School meeting
© YouTube screenshotA dad got in the face of a high school senior during a Long Island, New York, school board meeting Wednesday night and pulled out what appeared to be a pocket knife to make a point about lack of school security.
For Jade Pinkenburg - a 17-year-old who's against armed school security - the face-to-face encounter with a "considerably larger" man at a Long Island, New York, school board meeting Wednesday night was something he's not likely to forget.

"My legs got weak, and my heart was beating fast," the Rocky Point High School senior told Newsday later on.

Just hours after dozens of Rocky Point students joined the national walkout for stricter gun control, Pinkenburg stood before the school board's health and safety committee and told them there shouldn't be armed guards in school, the paper reported.

With that, a man sporting a bandana who Pinkenburg said he didn't know asked him to return to the front of the room, Newsday said - and cellphone video recorded what happened next.

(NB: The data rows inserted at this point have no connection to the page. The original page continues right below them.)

+  __shared__ double part[8]; \
+  const int tid = threadIdx.y * blockDim.x + threadIdx.x; \
+  if ((tid & 63) == 0) { part[(tid >> 6) * 2] = s1; part[(tid >> 6) * 2 + 1] = s2; } \
+  __syncthreads(); \
+  const long long blk = blockIdx.x + (long long)gridDim.x * (blockIdx.y + (long long)gridDim.y * ((long long)b * d.Z + k)); \
+  publish_and_maybe_reduce<false>(tl, partials, blk, (part[0] + part[2]) + (part[4] + part[6]), (part[1] + part[3]) + (part[5] + part[7]), tid);
 template <bool IS3D>
 __global__ __launch_bounds__(256, TFL_LB_BCS) void k_bcs_div_stats_code(Dom d, const float* __restrict__ U, const unsigned short* __restrict__ code,
                                                                        float* __restrict__ Ubc, float* __restrict__ div,
                                                                        double* __restrict__ partials, StatTail tl) {
-  const V4Ctx c = v4_ctx(d);
-  const int j = blockIdx.y * blockDim.y + threadIdx.y;
-  int b, k; dom_bk(d, b, k);
-  const bool live = c.i0 < d.X && j < d.Y;
-  const long long cells = d.sc;
-  const int C = IS3D ? 3 : 2;
-  U += b * cells * C; Ubc += b * cells * C; code += b * cells; div += b * cells;
-  const int o = TFL_AT(d, c.i0, j, k);
-  const bool yp = live && j < d.Y - 1, zp = live && IS3D && k < d.Z - 1;
-  const unsigned long long cc_v = *reinterpret_cast<const unsigned long long*>(code + (live ? o : 0));
-  const unsigned long long cy_v = *reinterpret_cast<const unsigned long long*>(code + (yp ? o + d.sy : 0));
-  const unsigned long long cz_v = *reinterpret_cast<const unsigned long long*>(code + (zp ? o + d.sz : 0));
-  const unsigned long long cc = live ? cc_v : 0ull, cy = yp ? cy_v : 0ull, cz = zp ? cz_v : 0ull;
-  float u[3][4], uyp[4], uzp[4];
-#pragma unroll
-  for (int a = 0; a < 3; a++) v4_load(U, o + a * d.sc, live && a < C, 0.0f, u[a]);
-  v4_load(U, o + d.sc + d.sy, yp, 0.0f, uyp);
-  v4_load(U, o + 2 * d.sc + d.sz, zp, 0.0f, uzp);
-  const bool need = c.last && live && c.has_r;
-  const int oo = o + 4;
-  const unsigned gcode = code[need ? oo : 0];
-  const float gu = U[need ? oo : 0];
-  double s1 = 0.0, s2 = 0.0;
-  float ubx[5];
-#pragma unroll
-  for (int q = 0; q < 4; q++) {
-    const unsigned m = (unsigned)(cc >> (16 * q));
-    if (m & 1u) u[0][q] = 0.0f;
-    if (m & 2u) u[1][q] = 0.0f;
-    if (!IS3D || (m & 4u)) u[2][q] = 0.0f;
-    ubx[q] = u[0][q];
-    if (live) {
-      s1 += (double)u[0][q] + (double)u[1][q] + (double)u[2][q];
-      s2 += (double)u[0][q] * u[0][q] + (double)u[1][q] * u[1][q] + (double)u[2][q] * u[2][q];
-    }
-  }
-  ubx[4] = from_lane_above(ubx[0]);
-  if (c.last) ubx[4] = (need && !(gcode & 1u)) ? gu : 0.0f;
-  float dv[4];
-  const bool row_inner = live && j >= 1 && j <= d.Y - 2 && (!IS3D || (k >= 1 && k <= d.Z - 2));
-#pragma unroll
-  for (int q = 0; q < 4; q++) {
-    const int i = c.i0 + q;
-    dv[q] = 0.0f;
-    if (row_inner && i >= 1 && i <= d.X - 2 && ((unsigned)(cc >> (16 * q)) & 8u)) {
-      const float by = ((unsigned)(cy >> (16 * q)) & 2u) ? 0.0f : uyp[q];
-      float t = u[0][q] - ubx[q + 1] + u[1][q] - by;
-      if (IS3D) {
-        const float bz = ((unsigned)(cz >> (16 * q)) & 4u) ? 0.0f : uzp[q];
-        t += (u[2][q] - bz);
-      }
-      dv[q] = t;
-    }
-  }
-  if (live) {
-#pragma unroll
-    for (int a = 0; a < 3; a++)
-      if (a < C) v4_store(Ubc, o + a * d.sc, u[a]);
-    v4_store(div, o, dv);
-  }
-#pragma unroll
-  for (int off = 32; off > 0; off >>= 1) { s1 += __shfl_down(s1, off, 64); s2 += __shfl_down(s2, off, 64); }
-  __shared__ double part[8];
-  const int tid = threadIdx.y * blockDim.x + threadIdx.x;
-  if ((tid & 63) == 0) { part[(tid >> 6) * 2] = s1; part[(tid >> 6) * 2 + 1] = s2; }
-  __syncthreads();
-  const long long blk = blockIdx.x + (long long)gridDim.x * (blockIdx.y + (long long)gridDim.y * ((long long)b * d.Z + k));
-  publish_and_maybe_reduce<false>(tl, partials, blk, (part[0] + part[2]) + (part[4] + part[6]), (part[1] + part[3]) + (part[5] + part[7]), tid);
-}
+  TFL_BCS_DIV_STATS_CODE_BODY(IS3D, true)
+}
+__global__ __launch_bounds__(256, TFL_LB_BCS) void k_div_stats_code(Dom d, const float* __restrict__ U, const unsigned short* __restrict__ code,
+                                                                   float* __restrict__ Ubc, float* __restrict__ div,
+                                                                   double* __restrict__ partials, StatTail tl) {
+  TFL_BCS_DIV_STATS_CODE_BODY(true, false)
+}
+#undef TFL_BCS_DIV_STATS_CODE_BODY
 
 template <bool IS3D, bool FOLD = false>
 __global__ __launch_bounds__(256, TFL_LB_BCS) void k_bcs_div_stats_v4(Dom d, const float* __restrict__ U, const float* __restrict__ flags,
@@ -731,7 +740,8 @@
 }
 
 void model_pre(hipStream_t st, bool is3d, int B, int Z, int Y, int X, const float* U, const float* flags, float* Ubc,
-               float* div, double* partials, double* stats, int zlo, int zhi, int stages, unsigned* ticket, const unsigned short* code) {
+               float* div, double* partials, double* stats, int zlo, int zhi, int stages, unsigned* ticket, const unsigned short* code,
+               bool u_is_bc) {
   const Dom d = make_dom(Z, Y, X);
   const dim3 blk(64, 4, 1), grd = TFL_GRID3(d, B);
   const Vec4Launch v = vec4_launch(B, Z, Y, X, {U, flags, Ubc, div});
@@ -746,7 +756,10 @@
   StatTail tl = {nullptr, stats, per_plane * Z, (unsigned)per_plane, (unsigned)(Z * B), B};
   if (fused) tl.ticket = ticket;
   if (stages & 1) {
-    if (v.ok && code && !fused) {
+    if (v.ok && code && !fused && u_is_bc && is3d && U == Ubc) {
+      TFL_TIMED_EXT("k_div_stats", st);
+      TFL_LAUNCH_EXT(k_div_stats_code, v.grd, v.blk, 0, st, d, U, code, Ubc, div, partials, tl);
+    } else if (v.ok && code && !fused) {
       TFL_TIMED_EXT("k_bcs_div_stats", st);
       if (is3d) TFL_LAUNCH_EXT((k_bcs_div_stats_code<true>), v.grd, v.blk, 0, st, d, U, code, Ubc, div, partials, tl);
       else TFL_LAUNCH_EXT((k_bcs_div_stats_code<false>), v.grd, v.blk, 0, st, d, U, code, Ubc, div, partials, tl);
diff --git a/fluidnet_amd/csrc/simulate.cpp b/fluidnet_amd/csrc/simulate.cpp
--- a/fluidnet_amd/csrc/simulate.cpp
+++ b/fluidnet_amd/csrc/simulate.cpp
@@ -73,6 +73,11 @@
   for (int i = 0; i < s->n_density; i++)
     if (!((density_done >> i) & 1u)) add(s->density[i], s->densityBC[i], un.density);
   return apply_bcs(c, todo, n);
+}
+
+static bool vort_bcs_enabled() {
+  const char* e = tfl::exp_env("TFL_VORT_BCS");
+  return !(e && atoi(e) == 0);
 }
 
 bool fold_ask(tfl_ctx* c, const tfl_bc_plan* p) {
@@ -262,13 +267,15 @@
     rc = tfl_addGravity(c, cur, s->flags, g, prm->dt, is3D, nullptr);
     if (rc) return rc;
   }
+  c->u_bc_code = nullptr; c->u_bc_data = nullptr;
   if (vort) {
     const float strength = (float)(dx * prm->vorticityConfinementAmp);
     if (fold_forces) fold_ask(c, s->UBC);
     if (cur != s->U) {
       c->vort_from_two_launch = !vfused;
+      c->vort_bcs_code = (vfused && fold_forces && s->model && z.is3d && vort_bcs_enabled()) ? wall_code_of(c, s->model, s->flags) : nullptr;
       rc = tfl_vorticityConfinementFrom(c, cur, s->U, s->flags, strength, &curl, &cnorm, is3D);
-      c->vort_from_two_launch = false;
+      c->vort_from_two_launch = false; c->vort_bcs_code = nullptr;
     } else {
       tfl_tensor centered = view(ws + 4 * z.N, (int)z.C), force = view(ws + (4 + z.C) * z.N, (int)z.C);
       rc = tfl_vorticityConfinement(c, s->U, s->flags, strength, &centered, &curl, &cnorm, &force, is3D);
@@ -288,6 +295,7 @@
     rc = tfl_setWallBcsForward(c, s->U, s->flags, is3D);
     if (rc) return rc;
   }
+  if (!U_folded && s->UBC) { c->u_bc_code = nullptr; c->u_bc_data = nullptr; }
   rc = set_const_vals(c, s, cur, !U_folded, Unchanged{true, false, true});
   if (rc) return rc;
   const int max_iter = prm->maxIter > 0 ? prm->maxIter : 100;
@@ -298,6 +306,7 @@
     const tfl_tensor* umask = (s->UBC && !late_ubc) ? &s->UBC->inv : nullptr;
     if (late_ubc) fold_ask(c, s->UBC);
     rc = tfl_model_forward(c, s->model, s->p, cur, s->flags, s->p, s->U, ws, ws_floats, ubc, umask, 1, -1e6f, 1e6f);
+    c->u_bc_code = nullptr; c->u_bc_data = nullptr;
     const bool folded = fold_took(c);
     if (rc) return rc;
     return set_const_vals(c, s, s->U, late_ubc && !folded, Unchanged{false, false, true});
diff --git a/fluidnet_amd/csrc/tfl_ctx.hpp b/fluidnet_amd/csrc/tfl_ctx.hpp
--- a/fluidnet_amd/csrc/tfl_ctx.hpp
+++ b/fluidnet_amd/csrc/tfl_ctx.hpp
@@ -45,9 +45,14 @@
   tfl::BuoyFold buoy = {nullptr, 0.0f, 0.0f, 0.0f};
   bool buoy_done = false;
   bool vort_from_two_launch = false;
+  const unsigned short* vort_bcs_code = nullptr;
+  const unsigned short* u_bc_code = nullptr;
+  const float* u_bc_data = nullptr;
   int wf_skip = 0;
   int wf_timeouts = 0;
   bool defer_stats = false;
   bool in_step = false;
   bool capturing = false;
 };
+
+const unsigned short* wall_code_of(tfl_ctx* c, const tfl_model* m, const tfl_tensor* flags);
diff --git a/fluidnet_amd/csrc/tfl_host.hpp b/fluidnet_amd/csrc/tfl_host.hpp
--- a/fluidnet_amd/csrc/tfl_host.hpp
+++ b/fluidnet_amd/csrc/tfl_host.hpp
@@ -120,7 +120,7 @@
 
 bool vorticity_confinement_fused_ok(bool is3d, int Z, int Y, int X);
 bool vorticity_confinement_fused(hipStream_t st, int B, int Z, int Y, int X, const float* Uin, float* Uout, const float* flags,
-                                 float strength);
+                                 float strength, const unsigned short* code = nullptr, bool* bcs_done = nullptr);
 
 void jacobi_iteration(hipStream_t st, bool is3d, int B, int Z, int Y, int X, const float* p_prev, const float* flags,
                       const float* div, float* p, double* resid_sq );
@@ -144,7 +144,7 @@
 long long model_stat_pairs_per_plane(int B, int Z, int Y, int X, const float* U, const float* flags, const float* Ubc, const float* div);
 void model_pre(hipStream_t st, bool is3d, int B, int Z, int Y, int X, const float* U, const float* flags, float* Ubc,
                float* div, double* partials, double* stats, int zlo, int zhi, int stages = 3, unsigned* ticket = nullptr,
-               const unsigned short* wall_code = nullptr);
+               const unsigned short* wall_code = nullptr, bool u_is_bc = false);
 void wall_code(hipStream_t st, bool is3d, int B, int Z, int Y, int X, const float* flags, unsigned short* code);
 void model_net_input(hipStream_t st, bool is3d, int B, int Z, int Y, int X, const float* pDiv, const float* div,
                      const float* flags, const double* stats, double count, float* x3);
diff --git a/fluidnet_amd/csrc/vorticity.hip b/fluidnet_amd/csrc/vorticity.hip
--- a/fluidnet_amd/csrc/vorticity.hip
+++ b/fluidnet_amd/csrc/vorticity.hip
@@ -513,6 +513,9 @@
 __device__ __forceinline__ void stb(__amdgpu_buffer_rsrc_t r, unsigned lane_off, unsigned plane_off, float v) {
   __builtin_amdgcn_raw_buffer_store_b32(__builtin_bit_cast(unsigned, v), r, (int)lane_off, (int)plane_off, 0);
 }
+__device__ __forceinline__ unsigned ldb16(__amdgpu_buffer_rsrc_t r, unsigned lane_off, unsigned plane_off) {
+  return (unsigned)__builtin_amdgcn_raw_buffer_load_b16(r, (int)lane_off, (int)plane_off, 0);
+}
 }
 
 namespace {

The clip showed the unnamed man standing just a couple of feet opposite Pinkenburg and then using him to make a point about lack of school security.

"I'm considerably larger than you, OK?" he told Pinkenburg, gesturing with his hand. "If something happened, if I decided to attack you, it would take the cops three to five minutes to come here - probably 10 if the traffic's bad."

Things quickly get interesting

Then the man pulled out what appeared to be closed pocket knife and held it in front of Pinkenburg's face: "What are you gonna do now? What are you gonna do now?"

"Stop it! Stop it!" Pinkenburg's 54-year-old father, Chris, yelled at the man, Newsday said, as his long-haired son jogged gingerly to the back of the room.

Others yelled that his actions are illegal and that he should be removed from the building. A board member told the man his actions were "inappropriate," but the man countered with what seemed to be his point.

What was the man's point?

"I just walked into the building with this!" the man said to those at the meeting, holding up the apparent pocket knife. "It's not a gun, but I can do a lot of damage with it."

He then addressed the board and asked, "What are you gonna do? I have two girls in this school. What are you gonna do? ... Nothing."

While one audience member can be heard calling the man's actions "fear mongering," another can be heard calling his point "the truth." Applause then broke out from some at the meeting apparently for the man's demonstration.

What else did the student who stood face-to-face with the man say?

Jade Pinkenburg told Newsday he "had no idea what was happening. He was in my face a bit and I didn't know what he was about to do. When I realized, I kind of jumped back."

"Everybody kind of freaked out. It was scary," he added to the paper. "He brought a weapon to school, and it shocked everyone. No one knew who he was."

Parent Chris Pinkenburg told Newsday, "everyone was stunned and other people started chiming in" before security escorted the man from the room. And while he said he didn't believe anything was going to happen to his son, he added to the paper that "it was still scary."

"He was out to intimidate my son, you can see it in the video," Chris Pinkenburg told Newsday. "I didn't hear it was a demonstration, so I started yelling to stop because he's my kid, and he started to look scared. He said he has two daughters. Why didn't he use them?"

How are authorities responding?

Suffolk County police said the school notified them about the incident and that it's being investigated, the paper reported, adding that police didn't yet know the identity of the man and wouldn't comment regarding if any charges would be filed. School officials told Newsday only that the man is a parent in the district.

Michael Ring, Rocky Point Union Free School District superintendent, wrote in an email to parents Thursday that the man was trying to make a point but his approach "was ill-conceived and inappropriate for the venue," the paper reported.

"During a discussion on the topic of armed security guards, a parent in attendance attempted to conduct a demonstration to reinforce his belief that all school districts should have such resources at their disposal," Ring wrote, Newsday reported. "While the district firmly acknowledges that the demonstration was ill-conceived and inappropriate for the venue, we believe that the act was not intended to compromise the safety of those in attendance."

This writer's perspective

Of course, it was unwise for the man to bring an apparent pocket knife to a school board meeting, pull it out feet from a juvenile and make what could be interpreted as threatening remarks to the boy. Whoever this guy is, he very well may face charges when all is said and done.

But his point indeed was made.

And it's quite ironic that immediately after a 17-year-old boy told the school board there shouldn't be armed security in schools, the kid came face-to-face with a man who pulled out what appeared to be a weapon.

Pinkenburg himself said it all. His legs got "weak" and his heart started going pitter patter. Heck, he scooted away from the man as fast as he could in the middle of the meeting.

So the teen doesn't want armed security in schools? Really?

One wonders whether or not the kid would continue hanging on to that principle if his experience in the front of the meeting turned out to be real.